Entropy production in non-equilibrium fluctuating hydrodynamics

TL;DR

This paper investigates entropy production in non-equilibrium fluctuating hydrodynamics of granular fluids, expressing it through macroscopic quantities and analyzing its behavior across different models and length scales.

Contribution

It introduces a macroscopic expression for entropy production in fluctuating hydrodynamics of granular fluids, linking microscopic stochastic descriptions to thermodynamic quantities.

Findings

Entropy production is expressed as a product of thermodynamic force and current.

Entropy production vanishes in the elastic limit.
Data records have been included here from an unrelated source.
@@ -31,18 +45,16 @@
 __global__ __launch_bounds__(kBlock) void two_layer_ref_kernel(TwoLayerArgs a, TwoLayerRefArgs r)
 {
     extern __shared__ double lds_forcing[];
-    if constexpr (LDS) {
-        const int32_t len = a.step_end - a.step_begin;
-        const int32_t total = a.n_scen * len;
-        for (int32_t idx = threadIdx.x; idx < total; idx += kBlock) {
-            const int32_t s = idx / len, k = idx - s * len;
-            lds_forcing[idx] = a.forcing[(size_t)s * a.n_times + a.step_begin + a.src_off + k];
-        }
-        __syncthreads();
+    const int64_t i = (int64_t)blockIdx.x * kBlock + threadIdx.x;
+    int32_t guard;
+    if (uniform_forcing(a)) {
+        if (i >= a.n_members) return;
+        guard = tl::two_layer_body<MODE, false, false, NoCache, true, true>(a, nullptr, i, a.step_begin, a.step_end, NoCache(), &r);
+    } else {
+        if constexpr (LDS) stage_forcing(a, lds_forcing);
+        if (i >= a.n_members) return;
+        guard = tl::two_layer_body<MODE, LDS, false, NoCache, true>(a, lds_forcing, i, a.step_begin, a.step_end, NoCache(), &r);
     }
-    const int64_t i = (int64_t)blockIdx.x * kBlock + threadIdx.x;
-    if (i >= a.n_members) return;
-    const int32_t guard = tl::two_layer_body<MODE, LDS, false, NoCache, true>(a, lds_forcing, i, a.step_begin, a.step_end, NoCache(), &r);
     if constexpr (MODE == 0) {
         if (a.count_guards && (threadIdx.x & 63) == 0) atomicAdd(&g_guard_counts[guard], 1ull);
     }
@@ -56,7 +68,7 @@
 {
     if (a.n_members <= 0) return hipSuccess;
     if (STORE && a.step_end <= a.step_begin) return hipSuccess;
-    const size_t lds = a.lds_forcing ? (size_t)a.n_scen * (a.step_end - a.step_begin) * sizeof(double) : 0;
+    const size_t lds = (a.lds_forcing && !uniform_forcing(a)) ? (size_t)a.n_scen * (a.step_end - a.step_begin) * sizeof(double) : 0;
     const dim3 grid((unsigned)((a.n_members + kBlock - 1) / kBlock));
     void (*kern)(TwoLayerArgs) =
         mode == 0 ? (a.lds_forcing ? two_layer_kernel<0, true, STORE> : two_layer_kernel<0, false, STORE>)
@@ -83,7 +95,7 @@
 hipError_t launch_two_layer_loglik_ref(const TwoLayerArgs& a, const TwoLayerRefArgs& r, int mode, hipStream_t s)
 {
     if (a.n_members <= 0) return hipSuccess;
-    const size_t lds = a.lds_forcing ? (size_t)a.n_scen * (a.step_end - a.step_begin) * sizeof(double) : 0;
+    const size_t lds = (a.lds_forcing && !uniform_forcing(a)) ? (size_t)a.n_scen * (a.step_end - a.step_begin) * sizeof(double) : 0;
     const dim3 grid((unsigned)((a.n_members + kBlock - 1) / kBlock));
     void (*kern)(TwoLayerArgs, TwoLayerRefArgs) =
         mode == 0 ? (a.lds_forcing ? two_layer_ref_kernel<0, true> : two_layer_ref_kernel<0, false>)
diff --git a/rscm_amd/csrc/two_layer_body.hpp b/rscm_amd/csrc/two_layer_body.hpp
--- a/rscm_amd/csrc/two_layer_body.hpp
+++ b/rscm_amd/csrc/two_layer_body.hpp
@@ -76,6 +76,15 @@
 __device__ __forceinline__ bool forcing_in(double f)
 {
     return (__double_as_longlong(f) == 0) | (box_tag(f, neg_edge(lo)) < span(lo, hi));
+}
+
+template <int lo = kForcingLo, int hi = kForcingHi>
+__device__ __forceinline__ uint32_t forcing_acc_uniform(double f)
+{
+    const uint64_t bits = (uint64_t)__double_as_longlong(f);
+    const uint32_t tag = ((uint32_t)(bits >> 32) << 1) + neg_edge(lo);
+    const uint32_t outside = tag < span(lo, hi) ? 0u : ~0u;
+    return bits == 0 ? 0u : outside;
 }
 
 __device__ __forceinline__ bool params_in(const TLConst& p, double h, double half_step)
@@ -240,11 +249,18 @@
 
 enum : int32_t { kGuardNumerators = 0, kGuardStates = 1, kGuardChunks = 2, kGuardKinds = 3 };
 
-template <int MODE, bool LDS, bool STORE, class Cache = NoCache, bool REF = false>
+__device__ __forceinline__ int64_t first_lane(int64_t v)
+{
+    const uint32_t lo = __builtin_amdgcn_readfirstlane((uint32_t)v), hi = __builtin_amdgcn_readfirstlane((uint32_t)((uint64_t)v >> 32));
+    return (int64_t)(((uint64_t)hi << 32) | lo);
+}
+
+template <int MODE, bool LDS, bool STORE, class Cache = NoCache, bool REF = false, bool UNIFORM = false>
 __device__ __forceinline__ int32_t two_layer_body(const TwoLayerArgs& a, const double* lds_forcing, int64_t i, int32_t step_begin,
                                                int32_t step_end, const Cache& cache = Cache(), const TwoLayerRefArgs* ref = nullptr)
 {
     static_assert(!(REF && STORE), "reference periods belong to the fused likelihood");
+    static_assert(!(UNIFORM && (LDS || Cache::kOn)), "the uniform forcing is read from the table, by the stand-alone kernels");
     const int32_t len = step_end - step_begin;
     const int64_t N = a.row_stride;
 
@@ -254,13 +270,21 @@
     const double eta = cache.param(a.params, a.uniform_rows, 3, N, i);
     const double cs = cache.param(a.params, a.uniform_rows, 4, N, i);
     const double cd = cache.param(a.params, a.uniform_rows, 5, N, i);
-    const int32_t scen = a.scen ? a.scen[i] : 0;
-    const double* fglob = a.link ? a.link + (size_t)a.src_off * N + i : a.forcing + (size_t)scen * a.n_times + a.src_off;
-    const size_t fstride = a.link ? (size_t)N : (size_t)1;
+    const int32_t scen = (!UNIFORM && a.scen) ? a.scen[i] : 0;
+    const double* fglob = (!UNIFORM && a.link) ? a.link + (size_t)a.src_off * N + i : a.forcing + (size_t)scen * a.n_times + a.src_off;
+    const size_t fstride = (!UNIFORM && a.link) ? (size_t)N : (size_t)1;
     const int32_t fl0 = scen * len - step_begin;
+    typedef const __attribute__((address_space(4))) char* scalar_bytes;
+    [[maybe_unused]] const scalar_bytes funi = (scalar_bytes)(uintptr_t)(a.forcing + a.src_off);
+    const scalar_bytes nuni = (scalar_bytes)(uintptr_t)a.nsub;
     auto forcing_at = [&](int32_t n) -> double {
-        if constexpr (LDS) return lds_forcing[fl0 + n];
+        if constexpr (UNIFORM) return *(const volatile __attribute__((address_space(4))) double*)(funi + ((uint32_t)n << 3));
+        else if constexpr (LDS) return lds_forcing[fl0 + n];
         else return fglob[(size_t)n * fstride];
+    };
+    auto nsub = [&](int32_t n) -> int32_t {
+        if constexpr (UNIFORM) return *(const volatile __attribute__((address_space(4))) int32_t*)(nuni + ((uint32_t)n << 2));
+        else return ((const __attribute__((address_space(4))) int32_t*)nuni)[n];
     };
     auto forcing_first = [&]() -> double {
         if constexpr (Cache::kOn) {
@@ -268,15 +292,14 @@
         }
         return forcing_at(step_begin);
     };
-    auto forcing_ahead = [&](int32_t n, int32_t np, double current) -> double {
-        if constexpr (Cache::kOn) return n < np ? forcing_at(np) : current;
-        else return forcing_at(np);
-    };
 
     double ts = cache.state(0, a.ts + (size_t)step_begin * N + i);
     double td = cache.state(1, a.td + (size_t)step_begin * N + i);
-    double* out_ts = a.ts + (size_t)(step_begin + 1) * N + i;
-    double* out_td = a.td + (size_t)(step_begin + 1) * N + i;
+    const int64_t i0 = first_lane(i);
+    [[maybe_unused]] uint32_t lane_off = (uint32_t)(i - i0) * (uint32_t)sizeof(double);
+    [[maybe_unused]] char* row_ts = reinterpret_cast<char*>(a.ts + (size_t)(step_begin + 1) * N + i0);
+    [[maybe_unused]] char* row_td = reinterpret_cast<char*>(a.td + (size_t)(step_begin + 1) * N + i0);
+    const size_t row_bytes = (size_t)N * sizeof(double);
 
     const double h = a.h;
     const double half_step = a.h_half;
@@ -291,8 +314,70 @@
     };
     if constexpr (!STORE) consume(step_begin);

Different granular models exhibit qualitative differences in entropy production behavior.

Abstract

Fluctuating entropy production is studied for a set of linearly coupled complex fields. The general result is applied to non-equilibrium fluctuating hydrodynamic equations for coarse-grained fields (density, temperature and velocity), in the framework of model granular fluids. We find that the average entropy production, obtained from the microscopic stochastic description, can be expressed in terms of macroscopic quantities, in analogy with linear non-equilibrium thermodynamics. We consider the specific cases of driven granular fluids with two different kinds of thermostat and the homogeneous cooling regime. In all cases, the average entropy production turns out to be the product of a thermodynamic force and a current: the former depends on the specific energy injection mechanism, the latter takes always the form of a static correlation between fluctuations of density and temperature time-derivative. Both vanish in the elastic limit. The behavior of the entropy production is studied at different length scales and the qualitative differences arising for the different granular models are discussed.